L.G. (Freck) Shivelbine, Mayor Al Spradling III, KFVS-TV's Mary-Ann Maloney and Southeast Missourian editor Joe Sullivan will perform as the Hoover Quartet tonight at Southeast Missouri State University.
Harold Lichtenegger taught band in the Puxico schools for 25 years before a stroke forced him to retire in 1992. The 53-year-old was paralyzed on his left side and has lost some of his peripheral vision.
But he has learned ways to compensate for his disability, and at one point in tonight's 15th annual Olde-Tyme Band Concert will take the baton from Southeast Symphonic Wind Ensemble conductor Dr. Robert Gifford.

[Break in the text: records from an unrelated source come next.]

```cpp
struct VxB1Geo { int NT, waves_used, nbx, QS, NTq, win; size_t shm; };
static int vx_b1_span(const VxAttnM& A, int ntok, int step) {
    int worst = 0;
    for (int t0 = 0; t0 < A.l; t0 += step) {
        int lo = 1 << 30, hi = -(1 << 30);
        for (int t = t0; t < t0 + ntok; ++t) {
            const int tc = t < A.l ? t : A.l - 1;
            const int t2 = tc % A.n[2], t1 = (tc / A.n[2]) % A.n[1], tz = tc / (A.n[2] * A.n[1]);
            const int v = (tz * (2 * A.n[1] - 1) + t1) * (2 * A.n[2] - 1) + t2;
            lo = v < lo ? v : lo; hi = v > hi ? v : hi;
        }
        worst = (hi - lo) > worst ? (hi - lo) : worst;
    }
    return worst;
}
static VxB1Geo vx_b1_geo(const VxAttnM& A, int cq, int mf, bool few_windows = false) {
    VxB1Geo g;
    g.NT = (A.l + 15) / 16;
    g.waves_used = g.NT < 4 ? g.NT : 4;
    g.nbx = (g.NT + g.waves_used - 1) / g.waves_used;
    g.NTq = g.NT < 4 ? g.NT : 4;
    if (few_windows) g.NTq = 1;
    while (g.NT % g.NTq) --g.NTq;
    g.QS = g.NT / g.NTq;
    const int sq = vx_b1_span(A, g.NTq * 16, g.NTq * 16), sk16 = vx_b1_span(A, 16, 16), sk64 = vx_b1_span(A, 16 * g.waves_used, 16 * g.waves_used);
    g.win = (sq + sk16 + 1 <= VX_B1_WIN && sq + sk64 + 1 <= 2 * VX_B1_WIN) ? 1 : 0;
    const size_t lp = (size_t)g.NT * 16, nq = (size_t)g.NTq * 16, tpad = (size_t)((A.Tsz + 3) & ~3);
    g.shm = (lp + (g.win ? 2 * VX_B1_WIN + 4 * VX_B1_WIN : 2 * tpad) + 2 * mf * nq + 4 * mf * nq * cq + (size_t)4 * mf * 16 * 20) * sizeof(float);
    return g;
}
struct VxZeroMany { float4* p[4]; long n4[4]; };
__global__ void __launch_bounds__(256) vx_zero_many_k(VxZeroMany z) {
    float4* __restrict__ p = z.p[blockIdx.y];
    const long n = z.n4[blockIdx.y];
#pragma unroll
    for (int u = 0; u < 4; ++u) {
        const long i = ((long)blockIdx.x * 4 + u) * 256 + threadIdx.x;
        if (i < n) p[i] = make_float4(0.f, 0.f, 0.f, 0.f);
    }
}
static bool vx_b1_short(const VxAttnM& A) { return A.M == 1 && A.l < 512; }
static int g_b1_short = -1;
static int vx_b1_short_on() { if (g_b1_short < 0) g_b1_short = getenv("VELOXSEG_B1_SHORT") ? atoi(getenv("VELOXSEG_B1_SHORT")) : 1; return g_b1_short; }
extern "C" int vx_pwa_attn_set_short(int on) { g_b1_short = on ? 1 : 0; return 0; }
static bool vx_b1_few(const VxAttnM& A) {
    static const int on = getenv("VELOXSEG_B1_FEW") ? atoi(getenv("VELOXSEG_B1_FEW")) : -1;
    const int NT = (A.l + 15) / 16;
    const bool use = on >= 0 ? on != 0 : (vx_b1_short_on() && vx_b1_short(A) && A.l % 16 == 0);
    return use && NT >= 2 && (long)A.BH * A.Nt * ((NT + 3) / 4) * ((NT + 3) / 4) < 64;
}
extern "C" int vx_pwa_attn_bwd1_ok(const VxPwaPlan* P, int B, int M, int cq, int cv) {
    if (!(vx_am_enabled & 10) || (vx_am_enabled & 4) || P == nullptr || B <= 0 || M < 1 || M > 2) return 0;
    if (!((cq == 4 && cv == 4) || (cq == 8 && cv == 8) || (cq == 8 && cv == 16) || (cq == 16 && cv == 32) || (cq == 16 && cv == 16) || (cq == 4 && cv == 8))) return 0;
    VxAttnM A;
    vx_am_fill(A, P, B, M, cq);
    const bool prefer = (vx_am_enabled & 8) || P->l % 16 != 0 || vx_b1_few(A) || (vx_b1_short_on() && vx_b1_short(A));
    if (!prefer) return 0;
    return vx_b1_geo(A, cq, M, vx_b1_few(A)).shm <= 80 * 1024 ? 1 : 0;
}
int vx_pwa_attn_bwd1(const float* Q, const float* K, const float* V, const float* table, const float* O, const float* LSE, const float* dO, float* dQ,
                     float* dK, float* dV, float* rep, const unsigned short* mbits, const VxPwaPlan* plan, int B, int M, int cq, int cv, VxDrop d, void* stream) {
    VxAttnM A;
    vx_am_fill(A, plan, B, M, cq);
    const long nwin = (long)A.BH * A.Nt;
    const VxB1Geo g = vx_b1_geo(A, cq, M, vx_b1_few(A));
    const dim3 grid((unsigned)(g.nbx * g.QS), (unsigned)nwin);
    const int atomic_dq = g.nbx > 1 ? 1 : 0;
    hipStream_t st = (hipStream_t)stream;
    const long rows = nwin * A.ML;
    if (atomic_dq || g.QS > 1) {
        VxZeroMany z = {};
        int nz = 0;
        if (atomic_dq) { z.p[nz] = reinterpret_cast<float4*>(dQ); z.n4[nz] = rows * cq / 4; ++nz; }
        if (g.QS > 1) { z.p[nz] = reinterpret_cast<float4*>(dK); z.n4[nz] = rows * cq / 4; ++nz; z.p[nz] = reinterpret_cast<float4*>(dV); z.n4[nz] = rows * cv / 4; ++nz; }
        long mx = 0;
        for (int i = 0; i < nz; ++i) mx = z.n4[i] > mx ? z.n4[i] : mx;
        vx_zero_many_k<<<dim3((unsigned)vx_cdiv(mx, 256 * 4), (unsigned)nz), dim3(256), 0, st>>>(z);
    }
    vx_am_dispatch(cq, cv, [&](auto pr) {
        constexpr int CQ = decltype(pr)::a, CV = decltype(pr)::b;
        const bool al = (A.l & 3) == 0;
#define VX_B1(MF_, AL_, WIN_)                                                                                                         \
        {                                                                                                                             \
            static bool once = false;                                                                                                 \
            if (!once) {                                \
                if (hipFuncSetAttribute((const void*)vx_pwa_attn_bwd1_k<CQ, CV, MF_, AL_, WIN_>, hipFuncAttributeMaxDynamicSharedMemorySize, 96 * 1024) != hipSuccess) (void)hipGetLastError(); \
                once = true;                                                                                                          \
            }                                                                                                                         \
            vx_pwa_attn_bwd1_k<CQ, CV, MF_, AL_, WIN_><<<grid, dim3(256), g.shm, st>>>(Q, K, V, table, O, LSE, dO, dQ, dK, dV, rep, A, d, g.waves_used, atomic_dq, \
                                                                                      g.QS, g.NTq, mbits);                         \
        }
#define VX_B1W(MF_, AL_) { if (g.win) VX_B1(MF_, AL_, true) else VX_B1(MF_, AL_, false) }
        if (M == 1) { if (al) VX_B1W(1, true) else VX_B1W(1, false) }
        else { if (al) VX_B1W(2, true) else VX_B1W(2, false) }
#undef VX_B1W
#undef VX_B1
    });
    return 0;
}

static int vx_am_f16_bwd = 1;
extern "C" int vx_pwa_attn_set_f16_bwd(int on) { vx_am_f16_bwd = on ? 1 : 0; return 0; }
static size_t vx_b1h_shm(int LP, int Tsz, int win, int c) {
    return ((size_t)LP + (size_t)((Tsz + 3) & ~3) + 16 * (size_t)win + 2 * 128 + (size_t)4 * 128 * c + 4 * 2 * 16 * 20 + 32) * sizeof(float) + ((size_t)128 * VX_BH_RS + 2 * 16 * VX_BH_TS) * 2;
}
static size_t vx_b1h_shm(const VxAttnM& A, int c) { return vx_b1h_shm(A.l, A.Tsz, VX_B1_WIN, c); }
struct VxB1hRag { int LP, win; };
static int g_b1h_rag = -1;
extern "C" int vx_pwa_attn_set_f16_bwd_ragged(int on) { g_b1h_rag = on < 0 ? 0 : on; return 0; }
static VxB1hRag vx_b1h_rag(const VxAttnM& A, int c) {
    VxB1hRag r = {0, 0};
    if (g_b1h_rag < 0) g_b1h_rag = getenv("VELOXSEG_F16_BWD_RAGGED") ? atoi(getenv("VELOXSEG_F16_BWD_RAGGED")) : 1;
    if (!g_b1h_rag || A.l < 8) return r;
    const int LP = (A.l + 63) / 64 * 64;
    if (g_b1h_rag == 1 && A.l * 4 < LP * 3) return r;
    const int sq = vx_b1_span(A, 64, 64), sk16 = vx_b1_span(A, 16, 16), sk64 = vx_b1_span(A, 64, 64);
    int win = (sq + sk16 + 1 + 63) / 64 * 64;
    if (win < VX_B1_WIN) win = VX_B1_WIN;
    while (sq + sk64 + 1 > 2 * win) win += 64;
    if (win > 512 || vx_b1h_shm(LP, A.Tsz, win, c) > 80 * 1024) return r;
    r.LP = LP; r.win = win;
    return r;
}
static int g_b1h_m1 = -1;
extern "C" int vx_pwa_attn_set_f16_bwd_m1(int on) { g_b1h_m1 = on < 0 ? 0 : on; return 0; }
extern "C" int vx_pwa_attn_bwd1h_ok(const VxPwaPlan* P, int B, int M, int cq, int cv) {
    if (!vx_am_f16_bwd || !(vx_am_enabled & 2) || (vx_am_enabled & 4) || P == nullptr || B <= 0 || M < 1 || M > 2) return 0;
// ... 61 lines not shown
```

Measured before the change: 1068.

## Add split-f16 MFMA forward kernel for small-head windowed attention

Adds a new forward attention kernel for head widths 4 and 8. K, V, Q and the probabilities are each split into high and low f16 parts with per-block power-of-two scaling, so the QK and PV products run on f16 MFMA while keeping close to f32 accuracy. K and V are stored in LDS as compact f16 images, with V kept transposed. The kernel is enabled by default, except for M==1 which needs an environment variable. It replaces the f32 16x16x4 MFMA forward path, at the cost of extra split arithmetic and possible precision differences.

```diff
diff --git a/include/veloxseg_hip.h b/include/veloxseg_hip.h
--- a/include/veloxseg_hip.h
+++ b/include/veloxseg_hip.h
@@ -256,6 +256,8 @@
 int vx_pwa_attn_set_mfma(int on);
 int vx_pwa_attn_bwd1h_ok(const VxPwaPlan* plan, int B, int M, int cq, int cv);
 int vx_pwa_attn_set_f16_bwd(int on);
+int vx_pwa_attn_set_f16_fwd(int on);
+int vx_pwa_attn_fwd1h_ok(const VxPwaPlan* plan, int B, int M, int cq, int cv);
 int vx_pwa_attn_set_f16_bwd_ragged(int on);
 int vx_pwa_attn_set_f16_bwd_m1(int on);
 int vx_pwa_attn_set_short(int on);
diff --git a/veloxseg_amd/csrc/pwa_mfma.hip b/veloxseg_amd/csrc/pwa_mfma.hip
--- a/veloxseg_amd/csrc/pwa_mfma.hip
+++ b/veloxseg_amd/csrc/pwa_mfma.hip
@@ -1106,6 +1106,180 @@
     }
 }
 
+template <int CQ, int CV>
+__global__ void __launch_bounds__(512, 4) vx_pwa_attn_fwd1h_k(const float* __restrict__ Q, const float* __restrict__ K, const float* __restrict__ Vt,
+                                                              const float* __restrict__ table, float* __restrict__ O, float* __restrict__ LSE,
+                                                              VxAttnM A, VxDrop drop, unsigned short* __restrict__ mbits) {
+    static_assert(CQ == CV && (CQ == 4 || CQ == 8), "head widths (4, 4) and (8, 8)");
+    constexpr int C = CQ, NPT = 4;
+    constexpr float LOG2E = 1.4426950408889634f;
+    extern __shared__ __attribute__((aligned(16))) float vx_am_lds[];
+    int* __restrict__ lin = reinterpret_cast<int*>(vx_am_lds);
+    float* __restrict__ bias = vx_am_lds + ((A.l + 3) & ~3);
+    float* __restrict__ red = bias + ((A.Tsz + 3) & ~3);
+    _Float16* __restrict__ kimg = reinterpret_cast<_Float16*>(red + 16);
+    _Float16* __restrict__ vimg = kimg + A.ML * 2 * C;
+    const int VS = A.ML + 8;
+    int bx_, by_;
+    vx_xcd_rows(bx_, by_, A.xcd & 1);
+    const long win = by_;
+    const int a = (int)((win / A.Nt) % A.heads);
+    const float* __restrict__ kp = K + win * A.ML * C;
+    const float* __restrict__ vp = Vt + win * A.ML * C;
+    const int n4 = A.ML * (C / 4);
+    float4 k4[NPT], v4[NPT];
+#pragma unroll
+    for (int u = 0; u < NPT; ++u) {
+        const int e = threadIdx.x + u * 512;
+        k4[u] = reinterpret_cast<const float4*>(kp)[e < n4 ? e : 0];
+        v4[u] = reinterpret_cast<const float4*>(vp)[e < n4 ? e : 0];
+    }
+    const int lane = threadIdx.x & 63, wave = threadIdx.x >> 6, m = lane & 15, qg = lane >> 4;
+    const int q0 = (bx_ * 8 + wave) * 16;
+    const bool qv = q0 < A.ML;
+    const long row = win * A.ML + (qv ? q0 + m : 0);
+    float qx[C];
+#pragma unroll
+    for (int c4 = 0; c4 < C / 4; ++c4) {
+        const float4 t = *reinterpret_cast<const float4*>(Q + row * C + 4 * c4);
+        qx[4 * c4] = t.x; qx[4 * c4 + 1] = t.y; qx[4 * c4 + 2] = t.z; qx[4 * c4 + 3] = t.w;
+    }
+    vx_am_tables(A, table, a, lin, bias, 512);
+    for (int k = threadIdx.x; k < A.Tsz; k += 512) bias[k] *= LOG2E;
+    float kmx = 0.0f, vmx = 0.0f;
+#pragma unroll
+    for (int u = 0; u < NPT; ++u) {
+        if (threadIdx.x + u * 512 < n4) {
+            kmx = fmaxf(kmx, fmaxf(fmaxf(fabsf(k4[u].x), fabsf(k4[u].y)), fmaxf(fabsf(k4[u].z), fabsf(k4[u].w))));
+            vmx = fmaxf(vmx, fmaxf(fmaxf(fabsf(v4[u].x), fabsf(v4[u].y)), fmaxf(fabsf(v4[u].z), fabsf(v4[u].w))));
+        }
+    }
+    kmx = vx_wave_max(kmx); vmx = vx_wave_max(vmx);
+    if (lane == 0) { red[wave] = kmx; red[8 + wave] = vmx; }
+    __syncthreads();
+    kmx = red[0]; vmx = red[8];
+#pragma unroll
+    for (int w = 1; w < 8; ++w) { kmx = fmaxf(kmx, red[w]); vmx = fmaxf(vmx, red[8 + w]); }
+    const int ek = vx_a_exp(kmx, 10), ev = vx_a_exp(vmx, 10);
+    {
+        const float sk = ldexpf(1.0f, ek), sv = ldexpf(1.0f, ev);
+#pragma unroll
+        for (int u = 0; u < NPT; ++u) {
+            const int e = threadIdx.x + u * 512;
+            if (e < n4) {
+                const int key = e / (C / 4), c4 = e - key * (C / 4);
+                const int it = key >> 6, w = key & 63, tu = (w >> 2) & 3, mrow = 4 * (w >> 4) + (w & 3);
+                uint32_t h0, h1, l0, l1;
+                vx_a_split2(k4[u].x * sk, k4[u].y * sk, h0, l0);
+                vx_a_split2(k4[u].z * sk, k4[u].w * sk, h1, l1);
+                uint32_t* d = reinterpret_cast<uint32_t*>(kimg + ((4 * it + tu) * 16 + mrow) * 2 * C + 4 * c4);
+                *reinterpret_cast<uint2*>(d) = make_uint2(h0, h1);
+                *reinterpret_cast<uint2*>(d + C / 2) = make_uint2(l0, l1);
+                vx_a_split2(v4[u].x * sv, v4[u].y * sv, h0, l0);
+                vx_a_split2(v4[u].z * sv, v4[u].w * sv, h1, l1);
+                unsigned short* vt = reinterpret_cast<unsigned short*>(vimg) + (4 * c4) * VS + key;
+                vt[0] = (unsigned short)(h0 & 0xffffu); vt[VS] = (unsigned short)(h0 >> 16); vt[2 * VS] = (unsigned short)(h1 & 0xffffu); vt[3 * VS] = (unsigned short)(h1 >> 16);
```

Lichtenegger will conduct in public for the first time since his stroke, a march by a favorite composer John Philip Sousa.
Also on the evening's bill are flutist Paul Thompson; the Air Force ROTC Straight Arrow Drill Team; the Collegiate Ringers handbell ensemble of Centenary United Methodist Church; and the Hoover Quartet, a novelty act in which four well-known Cape Girardeau personages will attempt music on three vacuum cleaners and a floor polisher.
The Hoovers are Cape Girardeau Mayor Al Spradling III, KFVS-TV anchor Mary-Ann Maloney, Southeast Missourian editor Joe Sullivan and L.G. (Freck) Shivelbine of Shivelbine's Music Store.
The concert will begin at 7:30 p.m. in the University Center Ballroom at Southeast. Admission is $5 for adults, $3.50 for seniors and students under 18, and $2 with a university ID.
Proceeds from the concert will go toward helping endow a music scholarship in Lichtenegger's name at the university. About $8,500 has been raised so far, most of it through a dance organized by his brother John about three years ago. The amount needed to endow the scholarship is $10,000.
Lichtenegger, who now lives at Wappapello Lake, grew up in Jackson. He and his wife Anita met in the late 1960s when both played in the Golden Eagles. He is a past president of the Southeast Missouri Music Educators Association and was on the board of the Missouri Music Educators Association.
He has made a major recovery from the stroke and didn't lose any of his learned knowledge. He walks with difficulty and has been using a wheelchair recently because of a foot infection.
Tonight's concert excites him. "It's going to be a great mental boost to conduct," he says.
Having a scholarship in his name is important to him, Lichtenegger said, because it will reward future students and remind them of his example -- that of someone who as a sixth-grader watched LeRoy Mason conduct the Jackson High School Band and knew he wanted to do that, too.
"LeRoy Mason was my mentor," he said of Mason, the legendary director of Southeast's marching band from 1957 to 1976. became a legendary Southeast band director. "If it wasn't for Leroy Mason I wouldn't have had those 25 years."